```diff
@@ -730,8 +787,8 @@
                              int64_t* hist, hipStream_t s) {
   if (nsub == 0) return hipSuccess;
   const int64_t ngroups = (nsub + G - 1) / G;
-  radix_hist_kernel<<<dim3((unsigned)ngroups), dim3(kRadixThreads), 0, s>>>(keys, n, blk_cnt, nsub, G, shift,
-                                                                          ngroups, hist);
+  radix_hist_kernel<<<dim3((unsigned)ngroups), dim3(kRadixHistThreads), 0, s>>>(keys, n, blk_cnt, nsub, G, shift,
+                                                                              ngroups, hist);
   return hipGetLastError();
 }
 
diff --git a/ska-sdp-continuum-imaging-pipeline_amd/csrc/cip_planner.hip b/ska-sdp-continuum-imaging-pipeline_amd/csrc/cip_planner.hip
--- a/ska-sdp-continuum-imaging-pipeline_amd/csrc/cip_planner.hip
+++ b/ska-sdp-continuum-imaging-pipeline_amd/csrc/cip_planner.hip
@@ -47,7 +47,7 @@
   CIP_ALLOC(blk_cnt, int64_t, "blk_cnt", nblk)
   CIP_ALLOC(park_key, uint32_t, "park_key", (int64_t)nblk * 4096)
   CIP_ALLOC(park_run, uint64_t, "park_run", (int64_t)nblk * 4096)
-  CIP_ALLOC(partial, double, "prep_partial", 2 * nblk)
+  CIP_ALLOC(partial, double, "prep_partial", 2 * nblk + kPrepFinalScratch)
   const int g0 = radix_group(0), g1 = radix_group(1);
   const int64_t ng0 = (nblk + g0 - 1) / g0;
   CIP_ALLOC(hist0, int64_t, "radix_hist0", 256 * (int64_t)nblk + 1)
@@ -318,7 +318,7 @@
   int rc;
   if (reusing) {
     const int nblk = plan_place_blocks(m.nvis);
-    CIP_ALLOC(partial, double, "prep_partial_reuse", 2 * nblk)
+    CIP_ALLOC(partial, double, "prep_partial_reuse", 2 * nblk + kPrepFinalScratch)
     CIP_HIP_CHECK(launch_prep_reduce(m, rq.vis, vis_dtype, rq.wgt, wgt_dtype, out->g, err, partial, s));
     CIP_HIP_CHECK(launch_prep_final(partial, nblk, red, s));
     unsigned* h = (unsigned*)pinned(ws, 4 * sizeof(double));
```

##############################

» Problem statement:
For this exercise, restate each of the entries without any deviation.

» Exercise answer:
```diff
@@ -730,8 +787,8 @@
                              int64_t* hist, hipStream_t s) {
   if (nsub == 0) return hipSuccess;
   const int64_t ngroups = (nsub + G - 1) / G;
-  radix_hist_kernel<<<dim3((unsigned)ngroups), dim3(kRadixThreads), 0, s>>>(keys, n, blk_cnt, nsub, G, shift,
-                                                                          ngroups, hist);
+  radix_hist_kernel<<<dim3((unsigned)ngroups), dim3(kRadixHistThreads), 0, s>>>(keys, n, blk_cnt, nsub, G, shift,
+                                                                              ngroups, hist);
   return hipGetLastError();
 }
 
diff --git a/ska-sdp-continuum-imaging-pipeline_amd/csrc/cip_planner.hip b/ska-sdp-continuum-imaging-pipeline_amd/csrc/cip_planner.hip
--- a/ska-sdp-continuum-imaging-pipeline_amd/csrc/cip_planner.hip
+++ b/ska-sdp-continuum-imaging-pipeline_amd/csrc/cip_planner.hip
@@ -47,7 +47,7 @@
   CIP_ALLOC(blk_cnt, int64_t, "blk_cnt", nblk)
   CIP_ALLOC(park_key, uint32_t, "park_key", (int64_t)nblk * 4096)
   CIP_ALLOC(park_run, uint64_t, "park_run", (int64_t)nblk * 4096)
-  CIP_ALLOC(partial, double, "prep_partial", 2 * nblk)
+  CIP_ALLOC(partial, double, "prep_partial", 2 * nblk + kPrepFinalScratch)
   const int g0 = radix_group(0), g1 = radix_group(1);
   const int64_t ng0 = (nblk + g0 - 1) / g0;
   CIP_ALLOC(hist0, int64_t, "radix_hist0", 256 * (int64_t)nblk + 1)
@@ -318,7 +318,7 @@
   int rc;
   if (reusing) {
     const int nblk = plan_place_blocks(m.nvis);
-    CIP_ALLOC(partial, double, "prep_partial_reuse", 2 * nblk)
+    CIP_ALLOC(partial, double, "prep_partial_reuse", 2 * nblk + kPrepFinalScratch)
     CIP_HIP_CHECK(launch_prep_reduce(m, rq.vis, vis_dtype, rq.wgt, wgt_dtype, out->g, err, partial, s));
     CIP_HIP_CHECK(launch_prep_final(partial, nblk, red, s));
     unsigned* h = (unsigned*)pinned(ws, 4 * sizeof(double));
```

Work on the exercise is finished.